Gagnon writes that “there is sufficient evidence to suggest that an environment of retaliation, bullying, intimidation and potentially harassment exists.” He notes the board chair expressed skepticism, suggesting that if this were true it would show up in sick time and staff satisfaction surveys. Gagnon responds that “the information available indicates that there are indeed problems in these areas.”
When asked if they were overall satisfied with the organization, fewer than 25 per cent of Anson’s employees expressed a positive response – a 48 per cent decrease since 2010. Just over half – 55.4% of employees felt their work environment was safe.
“These results are significant indicators of a potential problem,” writes Gagnon.
The investigator says he had difficulty meeting with residents of Iroquois Falls. “I first thought that this was an overreaction by a few individuals but a trend developed that I find unsettling,” Gagnon writes. “Anyone who was employed at the hospital or provided services to the hospital was terrified of loss of employment or loss of business.”
The investigator’s report finds many other problems with governance at Anson as well as sides with the hospital on some of the complaints made by community members, including allegations the dismissal of two board members was improper.

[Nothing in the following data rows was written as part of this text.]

#pragma unroll
            for (int j = 0; j < RPG; ++j)
#pragma unroll
                for (int s = 0; s < 6; ++s) Opre[j][s] = ldO(srow, j, s);
#pragma unroll
            for (int j = 0; j < RPG; ++j) {
                if (!ron[j]) {
#pragma unroll
                    for (int s = 0; s < 6; ++s) F[j][s] = make_float2(0.f, 0.f);
                    continue;
                }
                float2 o[6];
                row_dft_part<NPARTS>(th + (g + NG * j) * TLD + t, v, o, scr, wt, t, xrd, h);
#pragma unroll
                for (int s = 0; s < 6; ++s) F[j][s] = h == hb ? o[s] : cadd(F[j][s], o[s]);
            }
            FPM_STAMP(8)
            for (int pp = g; g < NG / 2 && pp < a.n_tail_px; pp += NG / 2) {
                const int2 px = tpx[pp];
                const float2 *row = th + sig[px.x + KYOFF] * TLD;
                pf2 s2p = {0.f, 0.f};
                pf2 wk = pin(tw[((t + TH * h) * (px.y + NP)) & (NP - 1)]);
                const pf2 wstep = pin(tw[(16 * (px.y + NP)) & (NP - 1)]);
#pragma unroll
                for (int m = 0; m < TH / 16; ++m) {
                    s2p += pmul(pin(row[t + 16 * m]), wk);
                    if (m < TH / 16 - 1) wk = pmul(wk, wstep);
                }
                float2 s2 = pout(s2p);
                s2.x = row16_sum(s2.x);
                s2.y = row16_sum(s2.y);
                if (t == 0) tailF[pp] = h != hb ? cadd(tailF[pp], s2) : s2;
            }
            __syncthreads();
            FPM_STAMP(3)
        }
        if (split) {
            const int par = it & 1;
            const int mine = (hown * 2 + par) * kXchHalf;
            if (it < a.stall_led || a.stall_led < 0 || hown != KS - 1) {
#pragma unroll
                for (int j = 0; j < RPG; ++j)
#pragma unroll
                    for (int s = 0; s < 6; ++s)
                        if ((inmask[j] >> s) & 1) xst(mine + (j * 6 + s) * NT, F[j][s]);
                if (tid < a.n_tail_px) xst(mine + kXchTF, tailF[tid]);
                FPM_STAMP(11)
                handoff_publish(flg + hown, it + 1, local);
            }
            if (!handoff_wait<KS>(flg, hown, it + 1, a.abort_flag, ccnt + 1, local, rf)) {
                aborted = true;
                break;
            }
            FPM_STAMP(12)
            float2 ox[KS > 1 ? KS - 1 : 1][RPG][6];
#pragma unroll
            for (int q = 0; q < KS - 1; ++q) {
                const int pp = q < hown ? q : q + 1;
                const int base = (pp * 2 + par) * kXchHalf;
#pragma unroll
                for (int j = 0; j < RPG; ++j)
#pragma unroll
                    for (int s = 0; s < 6; ++s) {
                        const bool in = (inmask[j] >> s) & 1;
                        ox[q][j][s] = in ? xld(base + (j * 6 + s) * NT) : make_float2(0.f, 0.f);
                    }
            }
#pragma unroll
            for (int j = 0; j < RPG; ++j)
#pragma unroll
                for (int s = 0; s < 6; ++s) {
                    float2 acc = make_float2(0.f, 0.f);
#pragma unroll
                    for (int p = 0; p < KS; ++p) {
                        const float2 lo = ox[p < KS - 1 ? p : KS - 2][j][s], hi = ox[p > 0 ? p - 1 : 0][j][s];
                        const float2 o = p == hown ? F[j][s] : p < hown ? lo : hi;
                        acc = p == 0 ? o : cadd(acc, o);
                    }
                    F[j][s] = acc;
                }
            if (tid < a.n_tail_px) {
                float2 acc = make_float2(0.f, 0.f);
#pragma unroll
                for (int p = 0; p < KS; ++p) {
                    const float2 o = p == hown ? tailF[tid] : xld(((p * 2 + par) * kXchHalf) + kXchTF);
                    acc = p == 0 ? o : cadd(acc, o);
                }
                tailF[tid] = acc;
            }
        }

        unsigned *tmu = (unsigned *)tmx;
        auto note = [&](int py, int px, float ao, float an) {
            const int ti = ((py >> 4) - a.band.bty0) * a.band.nbx + ((px >> 4) - a.band.btx0);
            const unsigned cur = tmu[ti];
            if (an < ao && cur <= __float_as_uint(ao)) atomicOr(&dirty[ti >> 5], 1u << (ti & 31));
            if (__float_as_uint(an) > cur) atomicMax(&tmu[ti], __float_as_uint(an));
        };
        if (it > 0) pm = pm_of_red();
#pragma unroll
        for (int j = 0; j < RPG; ++j)
#pragma unroll
            for (int s = 0; s < 6; ++s) {
                float2 num = make_float2(0.f, 0.f);
                if ((inmask[j] >> s) & 1) {
                    float oa;
                    const float2 nv = slot_update<GAIN>(F[j][s], Opre[j][s], P[j][s], pm, gl, st, num, oa);
                    sst(srow + (kyr[j] * L + t) + soff(s), nv);
                    note(yc + kyr[j], xc + slot_kx(t, s), oa, cmag(nv));
                }
                scr[(j * 6 + s) * 16 + t] = num;
            }
        if (towner) {
            float oa;
            const float2 nv = slot_update<GAIN>(tailF[tid], Ot, Pt, pm, gl, st, NPt, oa);
            sst(srow + tp.x * L + tp.y, nv);
            note(yc + tp.x, xc + tp.y, oa, cmag(nv));
        }
        FPM_STAMP(9)
        __syncthreads();
        if (it + 1 < a.n_order) {
            const float2 *sr = window(it + 1);
#pragma unroll
            for (int j = 0; j < RPG; ++j)
#pragma unroll
                for (int s = 0; s < 6; ++s) Opre[j][s] = ldO(sr, j, s);
            if (towner) Ot = sr[tp.x * L + tp.y];
        }
        FPM_STAMP(4)

        float cm = 0.f, dm = 0.f;
        for (int k = tid; k < a.band.nbt; k += NT) {
            const bool d = tile_dirty(dirty, k);
            if (d) dm = fmaxf(dm, tmx[k]);
            else cm = fmaxf(cm, tmx[k]);
        }
        cm = wave_max_nonneg(cm);
        dm = wave_max_nonneg(dm);
        if (lane == 0) {
            red[w] = cm;
            red[16 + w] = dm;
        }
        __syncthreads();
        cm = red[0];
        dm = red[16];
#pragma unroll
        for (int i = 1; i < NW; ++i) {
            cm = fmaxf(cm, red[i]);
            dm = fmaxf(dm, red[16 + i]);
        }
        float omax = cm;
        if (dm > cm) {
            for (int k = w; k < a.band.nbt; k += NW) {
                if (!tile_dirty(dirty, k) || !(tmx[k] > cm)) continue;
                const int ty = a.band.bty0 + band_dy(k), tx = a.band.btx0 + k - band_dy(k) * a.band.nbx;
                float2 e[4];
#pragma unroll
                for (int jj = 0; jj < 4; ++jj) {
                    const int pp = lane + 64 * jj;
                    e[jj] = spec[(unsigned)((ty * 16 + (pp >> 4)) * L + tx * 16 + (pp & 15))];
                }
                float mm = 0.f;
#pragma unroll
                for (int jj = 0; jj < 4; ++jj) mm = fmaxf(mm, cmag(e[jj]));
                mm = wave_max_nonneg(mm);
                if (lane == 0) {
                    tmx[k] = mm;
                    atomicAnd(&dirty[k >> 5], ~(1u << (k & 31)));
                }
            }
            __syncthreads();
            float m2 = 0.f;
            for (int k = tid; k < a.band.nbt; k += NT)
                if (!tile_dirty(dirty, k)) m2 = fmaxf(m2, tmx[k]);
            m2 = wave_max_nonneg(m2);
            __syncthreads();
            if (lane == 0) red[w] = m2;
            __syncthreads();
            omax = red[0];
#pragma unroll
            for (int i = 1; i < NW; ++i) omax = fmaxf(omax, red[i]);
        }
        FPM_STAMP(5)
        const float rom = 1.0f / omax;
        float pmx = 0.f;
#pragma unroll
        for (int j = 0; j < RPG; ++j)
#pragma unroll
            for (int s = 0; s < 6; ++s) {
                const float2 n = scr[(j * 6 + s) * 16 + t];
                P[j][s] = make_float2(P[j][s].x + n.x * rom, P[j][s].y + n.y * rom);
                pmx = fmaxf(pmx, cabs2(P[j][s]));
            }
        if (towner) {
            Pt = make_float2(Pt.x + NPt.x * rom, Pt.y + NPt.y * rom);
            pmx = fmaxf(pmx, cabs2(Pt));
        }
        pmx = wave_max_nonneg(pmx);
        if (lane == 0) red[32 + w] = pmx;
        pupil_done = true;
        FPM_STAMP(6)
        (void)aborted;
    }
    __syncthreads();
    probe.stop(a.st.clk);
    if (pupil_done) pm = pm_of_red();
    if (a.dbg && (split ? (tid == 0 && (hown == 0 || hown == KS - 1)) : (tid == 0 || tid == NT - 64)))
        for (int i = 0; i < kStamps; ++i) atomicAdd(&a.dbg[((split ? hown : tid) ? kStamps : 0) + i], acc[i]);
    if (hown > 0) return;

CEO Bruce Peterkin claimed the “Northern Nine” had spread misinformation about the hospital, but the investigator found several claims by Peterkin to be untrue. One was Peterkin’s assertion the hospital had absorbed a $200,000 deficit from the Family Health Team. It turned out this cost was taken up by the Ministry of Health. The other allegation is the LHIN was forcing the MICs into formal amalgamation, which Gagnon writes was also not true.
Fjeldsted has the power to remove the Anson General’s Board, but given no authority over the MICs, he doesn’t have complete authority to remove Peterkin from his post as CEO of the three hospitals.
Deb Matthews may have made this a lot more complicated that it need be by limiting Fjeldsted to only the affairs at Iroquois Falls.
“Overall I have concluded the AGH Board is not capable of properly governing the affairs of the Hospital and that a Supervisor should be appointed,” writes Gagnon. “I have also concluded that given the interconnectedness of AGH and MICs governance and administrative structures and practices the Supervisor should be given authority over MICs as well.”